However, the tracks that need upgrading are in BC, and therefore the State of Washington is unwilling to pay. The province of British Columbia, the government of Canada, or another third party have thus far been unwilling to spend the money for the upgrades, and therefore, the service remains at just one train daily.

I've read elsewhere that, unless money can be found to upgrade the line some time in the next few years, that one train may be in jeopardy.


----------



## NS VIA FAN

cp said:


> VAN-SEA on the Cascades.......Ride very bumpy on the Canadian side, relatively smooth south of the border. If only we could convince CN to improve the quality of the track in BC.......


This is Not CN track, its BNSF. The only CN track Amtrak’s Cascades are on is the last 7/10 of a mile into Vancouver’s Pacific Central Station. (CN owns the station trackage) Everything else is BNSF owned. Possibly the track felt rough due to the numerous switches usually found in terminal areas.

Even VIA’s Canadian uses this 12.9 miles of BNSF track between the Fraser River Bridge and the Vancouver Station. CN recently took over the dispatching of this section of track but it remains under BNSF ownership.

BNSF owns and dispatches the 21 miles of track between the Fraser River Bridge and the US border.


----------



## cp

Regarding transportation from Grand Forks to Winnipeg, my Thomas Cook timetable shows two bus companies running:

Jefferson Lines, dp GFK 15:35 arr WIN 18:55

Triangle Transportation, Inc. dp GFK 10:00 am, arr WIN 14:10.

The later is a better schedule as it will, in theory, allow same-day connection from the Empire Builder to the Canadian. EB arrives GFK at 5:00, bus leaves at 10:00, arrives WIN at 14:10, Canadian leaves at 16:55.

For info on Jefferson Lines, call 612 332 8745

For Trianngle, call 218 773 2631.

Anyone interested in making this transfer by bus should defintely call before to confirm.

As for the US/CAN border crossing, it is a regular crossing and is open to travelers of all nationalities, not just US and CANADA.

Best of luck, it's a fun trip!


----------



## cp

Thanks for clarifying the track ownership on the Cascades route in BC. I don't understand why the provincial government does not feel like investing money to improve track quality and expand service to/from Seattle?


----------



## Trogdor

The issue with the ride quality on the Cascades has to do with the specific track/equipment combination.

The rail on the northern section of the route is jointed rail, with the joints approximately 40 feet apart on each rail, but offset roughly 20 feet (so that you'll hit a joint on the left side, then a joint on the right side, then one on the left, then one on the right, etc.). The Talgo equipment used on the Cascades service has cars that are approximately 40 feet (I think they're 39 feet, actually) in length, sharing single-axle trucks between each pair of cars. Therefore, the axles are about 40 feet apart.

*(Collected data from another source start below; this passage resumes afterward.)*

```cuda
extern "C" int unflow_tc_wgrad(const float *P, int N, int Hp, int Wp, int R, long long p_pitch, const float *G,
                               int Hg, int Wg, int C, long long g_pitch, float *dw, long long pitch_r,
                               long long pitch_t, int stride, int kh, int kw, int pad_t, int pad_l, void *stream) {
  UNFLOW_REQUIRE(P && G && dw, "tc_wgrad: null pointer");
  UNFLOW_REQUIRE(Hg > 0 && Wg > 0, "tc_wgrad: bad extents");
  UNFLOW_REQUIRE(p_pitch % 4 == 0 && g_pitch % 4 == 0 && p_pitch >= R && g_pitch >= C,
                 "tc_wgrad: channel pitches must be multiples of 4 floats");
  UNFLOW_REQUIRE(((uintptr_t)P & 15) == 0 && ((uintptr_t)G & 15) == 0, "tc_wgrad: P and G must be 16-byte aligned");
  tcw::WgradParams p{};
  int BN = 0;
  int rc = tcw::make_plan(p, BN, N, Hp, Wp, R, C, stride, kh, kw, pad_t, pad_l);
  if (rc) return rc;
  p.dw = dw; p.pitch_r = pitch_r; p.pitch_t = pitch_t;
  CUtensorMap mP, mG;
  {
    cuuint64_t dims[4] = {(cuuint64_t)R, (cuuint64_t)Wp, (cuuint64_t)Hp, (cuuint64_t)N};
    cuuint64_t strides[3] = {(cuuint64_t)p_pitch * 4, (cuuint64_t)p_pitch * 4 * Wp, (cuuint64_t)p_pitch * 4 * Wp * Hp};
    cuuint32_t box[4] = {32, (cuuint32_t)p.TW, (cuuint32_t)p.TH, (cuuint32_t)p.TN};
    cuuint32_t estr[4] = {1, 1, 1, 1};
    rc = tc::encode(&mP, P, 4, dims, strides, box, estr, CU_TENSOR_MAP_SWIZZLE_NONE);
    if (rc) return rc;
  }
  {
    cuuint64_t dims[4] = {(cuuint64_t)C, (cuuint64_t)Wg, (cuuint64_t)Hg, (cuuint64_t)N};
    cuuint64_t strides[3] = {(cuuint64_t)g_pitch * 4, (cuuint64_t)g_pitch * 4 * Wg, (cuuint64_t)g_pitch * 4 * Wg * Hg};
    cuuint32_t box[4] = {32, (cuuint32_t)(p.TW * stride), (cuuint32_t)(p.TH * stride), (cuuint32_t)p.TN};
    cuuint32_t estr[4] = {1, (cuuint32_t)stride, (cuuint32_t)stride, 1};
    rc = tc::encode(&mG, G, 4, dims, strides, box, estr, CU_TENSOR_MAP_SWIZZLE_NONE);
    if (rc) return rc;
  }
  return tcw::launch_bn(BN, mP, mG, p, (cudaStream_t)stream);
}

extern "C" int unflow_tc_wgrad_window(const float *P, int N, int Ho, int Wo, int R, long long p_pitch,
                                      const float *xp, int H, int Wp, int Cp, float *dw, int kh, int stride,
                                      int pad_t, void *stream) {
  UNFLOW_REQUIRE(P && xp && dw, "tc_wgrad_window: null pointer");
  UNFLOW_REQUIRE(Cp == 4 || Cp == 8 || Cp == 16, "tc_wgrad_window: padded channel count must be 4, 8 or 16");
  UNFLOW_REQUIRE(p_pitch % 4 == 0 && p_pitch >= R, "tc_wgrad_window: bad pitch");
  UNFLOW_REQUIRE(((uintptr_t)P & 15) == 0 && ((uintptr_t)xp & 15) == 0, "tc_wgrad_window: pointers must be 16-byte aligned");
  UNFLOW_REQUIRE(H > 0 && Wp >= stride * (Wo - 1) + 8, "tc_wgrad_window: the padded row must hold the last 8-pixel window");
  const int win = 8 * Cp;
  tcw::WgradParams p{};
  int BN = 0;
  int rc = tcw::make_plan(p, BN, N, Ho, Wo, R, win, stride, kh, 1, pad_t, 0);
  if (rc) return rc;
  p.stride_x = 1;
  p.dw = dw; p.pitch_r = (long long)kh * win; p.pitch_t = win;
  CUtensorMap mP, mG;
  {
    cuuint64_t dims[4] = {(cuuint64_t)R, (cuuint64_t)Wo, (cuuint64_t)Ho, (cuuint64_t)N};
    cuuint64_t strides[3] = {(cuuint64_t)p_pitch * 4, (cuuint64_t)p_pitch * 4 * Wo, (cuuint64_t)p_pitch * 4 * Wo * Ho};
    cuuint32_t box[4] = {32, (cuuint32_t)p.TW, (cuuint32_t)p.TH, (cuuint32_t)p.TN};
    cuuint32_t estr[4] = {1, 1, 1, 1};
    rc = tc::encode(&mP, P, 4, dims, strides, box, estr, CU_TENSOR_MAP_SWIZZLE_NONE);
    if (rc) return rc;
  }
  {
    cuuint64_t dims[4] = {(cuuint64_t)win, (cuuint64_t)Wo, (cuuint64_t)H, (cuuint64_t)N};
    cuuint64_t strides[3] = {(cuuint64_t)stride * Cp * 4, (cuuint64_t)Wp * Cp * 4, (cuuint64_t)Wp * Cp * 4 * H};
    cuuint32_t box[4] = {32, (cuuint32_t)p.TW, (cuuint32_t)(p.TH * stride), (cuuint32_t)p.TN};
    cuuint32_t estr[4] = {1, 1, (cuuint32_t)stride, 1};
    rc = tc::encode(&mG, xp, 4, dims, strides, box, estr, CU_TENSOR_MAP_SWIZZLE_NONE);
    if (rc) return rc;
  }
  return tcw::launch_bn(BN, mP, mG, p, (cudaStream_t)stream);
}
```

Before: 114.8.

## Feed wgrad A operand from registers instead of split shared-memory tiles

The A (P) operand of the 3xTF32 weight-gradient WGMMA is now loaded directly from the swizzled raw TMA stage into registers, split into hi/lo in registers, and issued as register-source wgmma, removing the A split/transpose pass and its shared-memory stage. Raw-stage release moves to after the register loads, and commits are per K-step with double-buffered fragment sets so loads overlap the previous MMAs. Register budgets are rebalanced with setmaxnreg (producer warps shrink, consumers grow), and the P tensor map uses the default swizzle to match the new addressing. This risks register pressure and more per-element conversion work in the consumer warps, and the B-side indexing change must stay consistent with the G layout.

```diff
diff --git a/unflow_b200/csrc/tc_wgrad.cu b/unflow_b200/csrc/tc_wgrad.cu
--- a/unflow_b200/csrc/tc_wgrad.cu
+++ b/unflow_b200/csrc/tc_wgrad.cu
@@ -26,9 +26,7 @@
 template <int BN>
 struct Cfg {
   static constexpr int G_BYTES = BN * KP * 4;
-  static constexpr int A_HI = 0;
-  static constexpr int A_LO = A_HI + A_BYTES;
-  static constexpr int B_HI = A_LO + A_BYTES;
+  static constexpr int B_HI = 0;
   static constexpr int B_LO = B_HI + G_BYTES;
   static constexpr int SPLIT_BYTES = B_LO + G_BYTES;
   static constexpr int SPLIT_STAGES = 2;
@@ -58,14 +56,17 @@
   return (k0 + p.kc <= p.n_ptiles) ? p.kc : p.n_ptiles - k0;
 }
 
+constexpr int FRAG_SETS = 2;
+static_assert((KP / 8) % FRAG_SETS == 0 && FRAG_SETS <= KP / 8, "fragment sets per K block");
+
 template <int ROWS>
 __device__ __forceinline__ void split_transpose(const float *raw, unsigned char *hi, unsigned char *lo, int row0, int ct) {
 #pragma unroll
   for (int j = 0; j < ROWS * 8 / 128; ++j) {
     const int i = ct + 128 * j;
     const int r = row0 + i % ROWS, c = i / ROWS;
-    const float *src = raw + (r >> 5) * 1024 + (4 * c) * 32 + (r & 31);
-    const float4 v = make_float4(src[0], src[32], src[64], src[96]), h = tf32_hi4(v);
+    const float *src = raw + (r >> 5) * 1024 + (8 * (c >> 1) + (c & 1)) * 32 + (r & 31);
+    const float4 v = make_float4(src[0], src[64], src[128], src[192]), h = tf32_hi4(v);
     const unsigned o = sw128_offset(r, 4 * c);
     *reinterpret_cast<float4 *>(hi + o) = h;
     *reinterpret_cast<float4 *>(lo + o) = sub4(v, h);
@@ -102,6 +103,7 @@
   }
   __syncthreads();
 
+  if (warp < 4) setmaxnreg_dec<40>();
   if (warp == 0) {
     int s = 0;
     unsigned ph = 0;
@@ -143,35 +145,38 @@
     }
     if (p.dbg && blockIdx.x == 0 && lane == 0) { p.dbg[0] = t_wait; p.dbg[1] = clock64() - t_all; }
   } else if (warp >= 4) {
+    setmaxnreg_inc<232>();
     const int cw = (warp >> 2) - 1;
     const int ct = threadIdx.x - 128 * (cw + 1);
     const int row0 = 64 * cw + 16 * (ct >> 5) + (lane >> 2);
     const int col0 = 2 * (lane & 3);
     unsigned n = 0;
-    unsigned t_wait = 0, t_split = 0;
-    const unsigned t_all = (unsigned)clock();
-    auto split = [&](bool rows) {
+    long long t_wait = 0, t_split = 0, t_all = clock64();
+    auto split = [&]() {
       const unsigned rs = n % C::RAW_STAGES, rph = (n / C::RAW_STAGES) & 1u;
       const unsigned ss = n % C::SPLIT_STAGES, sph = (n / C::SPLIT_STAGES) & 1u;
-      { const unsigned t0 = (unsigned)clock(); mbar_wait(raw_full(rs), rph); t_wait += (unsigned)clock() - t0; }
-      { const unsigned t0 = (unsigned)clock(); mbar_wait(split_empty(ss), sph ^ 1u); t_split += (unsigned)clock() - t0; }
+      { const long long t0 = clock64(); mbar_wait(raw_full(rs), rph); t_wait += clock64() - t0; }
+      { const long long t0 = clock64(); mbar_wait(split_empty(ss), sph ^ 1u); t_split += clock64() - t0; }
       const float *raw = reinterpret_cast<const float *>(gbase + C::RAW0 + rs * C::RAW_BYTES);
       unsigned char *sp = gbase + ss * C::SPLIT_BYTES;
-      if (rows) split_transpose<64>(raw, sp + C::A_HI, sp + C::A_LO, 64 * cw, ct);
       split_transpose<BN / 2>(raw + C::G_RAW / 4, sp + C::B_HI, sp + C::B_LO, cw * (BN / 2), ct);
-      __syncwarp();
-      if (lane == 0) mbar_arrive(raw_empty(rs));
       fence_proxy_async();
       named_bar_sync(1, 256);
+      return raw;
     };
     float sum[R], acc[R];
+    unsigned a_hi[FRAG_SETS][4], a_lo[FRAG_SETS][4];
     for (int item = blockIdx.x; item < total_items; item += gridDim.x) {
       const Item w = decode_item(p, item);
       const int iters = chunk_len(p, w.chunk);
       if (w.rb * BM + 64 * cw >= p.R) {
         for (int it = 0; it < iters; ++it) {
-          split(false);
-          if (lane == 0) mbar_arrive(split_empty(n % C::SPLIT_STAGES));
+          split();
+          __syncwarp();
+          if (lane == 0) {
+            mbar_arrive(raw_empty(n % C::RAW_STAGES));
+            mbar_arrive(split_empty(n % C::SPLIT_STAGES));
+          }
           ++n;
         }
         continue;
@@ -180,32 +185,47 @@
       for (int c = 0; c < R; ++c) sum[c] = 0.f;
       for (int c0 = 0; c0 < iters; c0 += p.chunk) {
         const int c1 = c0 + p.chunk < iters ? c0 + p.chunk : iters;
+        int pending = -1;
         for (int it = c0; it < c1; ++it) {
-          split(true);
-          const unsigned st = base + (n % C::SPLIT_STAGES) * C::SPLIT_BYTES;
-          const unsigned long long a_hi = wgmma_desc_k128(st + C::A_HI + cw * (A_BYTES / 2));
-          const unsigned long long a_lo = wgmma_desc_k128(st + C::A_LO + cw * (A_BYTES / 2));
+          const float *a = split() + (row0 >> 5) * 1024;
+          const int ch = row0 & 31;
+          const unsigned rs = n % C::RAW_STAGES, ss = n % C::SPLIT_STAGES;
+          const unsigned st = base + ss * C::SPLIT_BYTES;
           const unsigned long long b_hi = wgmma_desc_k128(st + C::B_HI), b_lo = wgmma_desc_k128(st + C::B_LO);
-          fence_regs(acc);
-          wgmma_fence();
 #pragma unroll
           for (int k = 0; k < KP / 8; ++k) {
+            unsigned (&hi)[4] = a_hi[k % FRAG_SETS], (&lo)[4] = a_lo[k % FRAG_SETS];
+            wgmma_wait<FRAG_SETS - 1>();
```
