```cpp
rh_device_result* decode_device_impl1(rh_schema* s, const uint8_t* d_data, const uint64_t* d_offsets, uint64_t data_len,
                                      uint64_t n, uint64_t num_chunks, const rh_opts* opts, rh_stats* stats, const ChunkGeo* geo) {
  auto res = std::make_unique<rh_device_result>();
  auto call = std::make_unique<DeviceDecode>(s, d_data, d_offsets, data_len, n, num_chunks, opts, stats != nullptr, geo, *res);
  const bool async = opts && (opts->flags & RH_ASYNC) && !geo;
  call->async = async;
  try {
    call->enqueue();
    if (async && call->fused) {
      res->pending = std::move(call);
      return res.release();
    }
    call->finish();
  } catch (...) {
    call->drain();
    throw;
  }
  if (stats) {
    const float pack = stats->pack_ms, h2d = stats->h2d_ms, d2h = stats->d2h_ms, tot = stats->total_ms;
    *stats = call->st;
    stats->pack_ms = pack; stats->h2d_ms = h2d; stats->d2h_ms = d2h; stats->total_ms = tot;
  }
  return res.release();
}


void settle(rh_device_result* r);

hipEvent_t pooled_event(int device) {
  hipEvent_t e = nullptr;
// ... 202 lines not shown
```

pyruhvro_amd/csrc/engine_internal.h:

```cpp
#pragma once
#include <hip/hip_runtime_api.h>
#include <dlfcn.h>
#include <pthread.h>

extern "C" hipError_t hipExtModuleLaunchKernel(hipFunction_t f, uint32_t globalWorkSizeX, uint32_t globalWorkSizeY,
                                               uint32_t globalWorkSizeZ, uint32_t localWorkSizeX, uint32_t localWorkSizeY,
                                               uint32_t localWorkSizeZ, size_t sharedMemBytes, hipStream_t hStream,
                                               void** kernelParams, void** extra, hipEvent_t startEvent,
                                               hipEvent_t stopEvent, uint32_t flags);

#include <algorithm>
#include <atomic>
#include <chrono>
#include <cstdio>
#include <cstdlib>
#include <cstring>
#include <functional>
#include <map>
#include <condition_variable>
#include <mutex>
#include <string>
#include <thread>
#include <vector>

// ... 415 lines not shown
};

struct rh_device_encoded {
  int device = 0;
  uint64_t n = 0, sz = 0, rows_last = 0;
  uint32_t k = 1;
  rhe::Lease out;
  uint64_t out_bytes = 0;
  std::vector<uint64_t> ooff;
  std::vector<uint64_t> data_bytes;
  uint64_t exact = 0;
  uint64_t rows(uint32_t c) const { return n == 0 ? 0 : (c == k - 1 ? rows_last : sz); }
};

namespace rhe {

struct Slab {
  std::atomic<int> refs{0};
  void* base = nullptr;
  Block pinned;
  void free_mem() {
    if (pinned.p) {
      pinned_result_bytes().fetch_sub(pinned.size);
      pin_pool().put(pinned);
    } else {
      std::free(base);
    }
    pinned = Block();
    base = nullptr;
  }
  static std::atomic<uint64_t>& pinned_result_bytes() {
    static std::atomic<uint64_t> v{0};
    return v;
  }
};

inline uint64_t pinned_budget_left() {
  static const uint64_t bound = (uint64_t)env_long_early("RUHVRO_HIP_PINNED_RESULT_MB", 4096, 0, 1 << 20) << 20;
  const uint64_t used = Slab::pinned_result_bytes().load();
  return used >= bound ? 0 : bound - used;
}

void export_chunk(const rh_device_result& r, uint32_t c, const uint8_t* base, Slab* slab, ArrowArray* out);
void export_field(const rh::ArrowField& f, ArrowSchema* out);
Slab* slab_from_device(const uint8_t* dptr, uint64_t bytes, int device, hipStream_t stream = nullptr);
int to_host_impl(rh_device_result* r, ArrowArray* out_chunks, hipStream_t stream = nullptr);
void settle(rh_device_result* r);

constexpr long kSinglePassDefault = 0;
constexpr int kPublicFlags = 3 | RH_ASYNC | RH_TWO_PASS | RH_SINGLE_PASS;
constexpr int RH_INTERNAL_HOST_ARENA = 0x200;
constexpr int RH_INTERNAL_TWO_PASS = 0x100;
constexpr long kInternalStreamsDefault = 1;
constexpr long kSplitMinDefault = 1000000;

inline long env_long(const char* name, long dflt, long lo, long hi) {
  const char* e = std::getenv(name);
  if (!e || !*e) return dflt;
  char* end = nullptr;
  const long v = std::strtol(e, &end, 10);
  return (end && *end == 0 && v >= lo && v <= hi) ? v : dflt;
}

struct Events {
  hipEvent_t e[6] = {nullptr, nullptr, nullptr, nullptr, nullptr, nullptr};
  bool on = false;
  int device = 0;
  static std::mutex& mu() { static std::mutex m; return m; }
  static std::map<int, std::vector<hipEvent_t>>& idle() { static auto* v = new std::map<int, std::vector<hipEvent_t>>(); return *v; }
  void init() {
    HIPCHK(hipGetDevice(&device));
    {
      std::lock_guard<std::mutex> g(mu());
      auto& v = idle()[device];
      for (auto& x : e)
        if (!v.empty()) { x = v.back(); v.pop_back(); }
    }
    for (auto& x : e)
      if (!x) HIPCHK(hipEventCreate(&x));
    on = true;
  }
  ~Events() {
    if (!on) return;
    std::lock_guard<std::mutex> g(mu());
    auto& v = idle()[device];
    for (auto& x : e) {
      if (!x) continue;
      if (v.size() < 64) v.push_back(x);
      else (void)hipEventDestroy(x);
    }
  }
  void rec(int i, hipStream_t s) { if (on) HIPCHK(hipEventRecord(e[i], s)); }
  hipEvent_t at(int i) const { return on ? e[i] : nullptr; }
  float ms(int a, int b) {
    float t = 0;
    if (on && hipEventElapsedTime(&t, e[a], e[b]) != hipSuccess) { t = 0; (void)hipGetLastError(); }
    return t;
  }
};

struct DoneEvent {
  hipEvent_t e = nullptr;
  int device = 0;
  static std::mutex& mu() { static std::mutex m; return m; }
  static std::map<int, std::vector<hipEvent_t>>& idle() { static auto* v = new std::map<int, std::vector<hipEvent_t>>(); return *v; }
  void record(int dev, hipStream_t s) {
    device = dev;
    {
      std::lock_guard<std::mutex> g(mu());
      auto& v = idle()[device];
      if (!v.empty()) { e = v.back(); v.pop_back(); }
    }
    if (!e) HIPCHK(hipEventCreateWithFlags(&e, hipEventDisableTiming));
    HIPCHK(hipEventRecord(e, s));
  }
  void wait() { if (e) HIPCHK(hipEventSynchronize(e)); }
  ~DoneEvent() {
    if (!e) return;
    std::lock_guard<std::mutex> g(mu());
    auto& v = idle()[device];
    if (v.size() < 64) v.push_back(e);
    else (void)hipEventDestroy(e);
  }
};

struct ChunkGeo {
  uint64_t sz, rows_last;
  uint32_t k;
  uint64_t payload_bytes;
};
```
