diff --git a/ldso_amd/csrc/ba_reduce_body.h b/ldso_amd/csrc/ba_reduce_body.h
--- a/ldso_amd/csrc/ba_reduce_body.h
+++ b/ldso_amd/csrc/ba_reduce_body.h
@@ -8,15 +8,25 @@
 #define PA_UNROLL 24
 #define SCT_KS LD_SCT_KS
 #define SCT_SLAB 512
+#define SCT_BATCH 256
 #define SC_MAXT 12
 
+enum ReduceTiles { RT_STAGED, RT_DIRECT };
+
 __host__ __device__ constexpr int tri13r(int r, int c) { return r * 13 - (r * (r - 1)) / 2 + (c - r); }
-__host__ __device__ constexpr size_t reduce_atomic_lds_bytes() { return (size_t) (2 * SCT_SLAB * 16 + SCT_SLAB) * sizeof(float); }
+__host__ __device__ constexpr size_t reduce_atomic_lds_bytes(ReduceTiles tiles) {
+    return (tiles == RT_DIRECT ? (size_t) 4 * 256 : (size_t) (2 * SCT_SLAB * 16 + SCT_SLAB)) * sizeof(float);
+}
 
 static __device__ __forceinline__ void acc_add(double *p, double v) { __hip_atomic_fetch_add(p, v, __ATOMIC_RELAXED, __HIP_MEMORY_SCOPE_AGENT); }
+#define LD_BUFFER_RAW_DWORDS 0x00020000
+static __device__ __forceinline__ float buffer_float(__amdgpu_buffer_rsrc_t rsrc, unsigned byteOffset) {
+    return __builtin_bit_cast(float, __builtin_amdgcn_raw_buffer_load_b32(rsrc, (int) byteOffset, 0, 0));
+}
 
 template <int NT, int W> static __device__ __forceinline__ void schur_wave(const float *sG, int GSP, int cnt, int wcol, int li, int lk, f32x4 *acc);
 
+template <ReduceTiles TILES>
 static __device__ __forceinline__ void reduce_body(const BaPtrs &B, const BaDims &D, const ResSet &S, const ChunkStarts &chunkStart, int hasL, int GSP, int atomicMode,
                                    int hasPrior, float calibPrior, double l1, double il, int itCheck, const int bid) {
     if (LD_ITER_SKIPPED(B, itCheck)) return;
@@ -120,7 +130,6 @@
     const int KS = D.ks;
     if (atomicMode && bid < nSplitBase + reduce_tiles(KS, GSP)) {
         extern __shared__ __attribute__((aligned(16))) float sT_[];
-        float *sAc = sT_, *sBc = sAc + SCT_SLAB * 16, *sWc = sBc + SCT_SLAB * 16;
         const int bb = bid - nSplitBase, tile = bb / KS, ks = bb % KS;
         const int nT = GSP / 16, GS = D.GS, n = D.n;
         int ti = 0, rem = tile;
@@ -131,45 +140,78 @@
         const int wave = tid >> 6, lane = tid & 63, li = lane & 15, lk = lane >> 4;
         const int wcol = 8 * FS + 5;
         f32x4 acc = (f32x4){0.f, 0.f, 0.f, 0.f}, acc2 = acc;
-        for (int base = pa; base < pb; base += SCT_SLAB) {
-            const int cnt = min(SCT_SLAB, pb - base), rows = (cnt + 3) & ~3;
+        if constexpr (TILES == RT_DIRECT) {
+            const int wv = __builtin_amdgcn_readfirstlane(wave);
+            const int colA = ti * 16 + li, colB = tj * 16 + li;
+            constexpr unsigned OUTSIDE = 0x80000000u;
+            const unsigned rowB = 4u * (unsigned) GS, oA = colA < GS ? 4u * (unsigned) colA : OUTSIDE, oB = colB < GS ? 4u * (unsigned) colB : OUTSIDE, oW = 4u * (unsigned) wcol;
+            const unsigned r0 = (unsigned) (4 * wv + lk) * rowB;
+            for (int base = pa; base < pb; base += SCT_BATCH) {
+                const int cnt = min(SCT_BATCH, pb - base), rows = (cnt + 3) & ~3;
+                const __amdgpu_buffer_rsrc_t rowsG = __builtin_amdgcn_make_buffer_rsrc((void *) (S.G + (size_t) base * GS), (short) 0, cnt * (int) rowB, LD_BUFFER_RAW_DWORDS);
+                float aq[16], bq[16], wq[16];
+#pragma unroll
+                for (int s = 0; s < 16; s++) {
+                    const unsigned ro = r0 + (unsigned) (16 * s) * rowB;
+                    aq[s] = buffer_float(rowsG, ro + oA); bq[s] = buffer_float(rowsG, ro + oB); wq[s] = buffer_float(rowsG, ro + oW);
+                }
+#pragma unroll
+                for (int s = 0; s < 16; s++) asm volatile("" : "+v"(aq[s]), "+v"(bq[s]), "+v"(wq[s]));
+                if (bb == 0 && base == pa) RSTAMP(25);
+#pragma unroll
+                for (int j = 0; j < 8; j++) {
+                    const int k0 = 4 * wv + 32 * j;
+                    if (k0 < rows) {
+                        const bool in1 = k0 + 16 < rows;
+                        const float a0 = aq[2 * j] * wq[2 * j], b0 = bq[2 * j];
+                        const float a1 = in1 ? aq[2 * j + 1] * wq[2 * j + 1] : 0.f, b1 = in1 ? bq[2 * j + 1] : bq[2 * j];
+                        acc = __builtin_amdgcn_mfma_f32_16x16x4f32(a0, b0, acc, 0, 0, 0);
+                        acc2 = __builtin_amdgcn_mfma_f32_16x16x4f32(a1, b1, acc2, 0, 0, 0);
+                    }
+                }
+            }
+        } else {
+            float *sAc = sT_, *sBc = sAc + SCT_SLAB * 16, *sWc = sBc + SCT_SLAB * 16;
+            for (int base = pa; base < pb; base += SCT_SLAB) {
+                const int cnt = min(SCT_SLAB, pb - base), rows = (cnt + 3) & ~3;
+                __syncthreads();
+                {
+                    float4 q[16];
+                    float wq[2];
+#pragma unroll
+                    for (int u = 0; u < 16; u++) {
+                        const int e = tid + u * 256, r = e >> 3, half = (e >> 2) & 1, c4 = e & 3;
+                        const int col = (half ? tj : ti) * 16 + c4 * 4;
+                        const float4 v = *(const float4 *) (S.G + (unsigned) ((base + min(r, cnt - 1)) * GS + min(col, GS - 4)));
+                        const bool in = r < cnt && col < GS;
+                        q[u] = make_float4(in ? v.x : 0.f, in ? v.y : 0.f, in ? v.z : 0.f, in ? v.w : 0.f);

The fact that the distance between the joints is the same as the distance between the axles, combined with the light weight of these short cars, has the unfortunate effect of a very noticeable rocking motion left and right as the train travels along that section of the line.

Oh, and if you're going to use station codes, use VAC, not VAN. VAN is the code for Vancouver, WA, which is *not* the same as Vancouver, BC.


----------



## vamoose BC

cp said:


> Thanks for clarifying the track ownership on the Cascades route in BC. I don't understand why the provincial government does not feel like investing money to improve track quality and expand service to/from Seattle?


the provincial governments tend not to own track - this tends to be a federal responsibility. However, BC government has been disinvesting in rail for a number of years, most recently with the controversial sale of BC Rail, a freight line up the middle of the province. BC Rail was developed in the late 50s/early 60s to assist resource industries.

We have a small rail line on Vancouver Island that would make a perfect commuting corridor, as the population is growing and the highways are limited by geography (ocean and low mountain). A coalition has been working hard to save this little line, and purchased it two years ago. It runs one passenger train a day (1 or 2 bud cars).

We just had a 14 billion dollar transportation infrastructure investment announcement, all for public transit, and none for rail.

Unfortunately, a rail line partly owned by another national interest has about less than zero chance of attracting any money unless some pitch can be made for why it might facilitate tourist travel during the Olympics (2010).

Cheers!


----------



## John Bredin

rmadisonwi said:


> The main issue regarding train service between Seattle and Vancouver, BC, is track capacity. The story I have heard is that BNSF wants someone to pay to upgrade the tracks to allow a second train on the line.
> However, the tracks that need upgrading are in BC, and therefore the State of Washington is unwilling to pay. The province of British Columbia, the government of Canada, or another third party have thus far been unwilling to spend the money for the upgrades, and therefore, the service remains at just one train daily.


The matter of who pays for the necessary improvements was firmly resolved several months ago, and the second Vancouver (BC) Cascades train is supposed to start in the summer.

http://www.wsdot.wa.gov/Rail/AmtrakCascades/2ndTrain.htm

According to the Province of BC's press release Link, the Province is chipping in $4.5 million, or more than half of the overall $7 million cost. That could be $4.5 million Canadian and $7 million American  but that's still more than half, even with the falling dollar.


----------



## Steve4031

That is an intersting way to get to Winnipeg. How far was the Avis office from the Amtrak station?


----------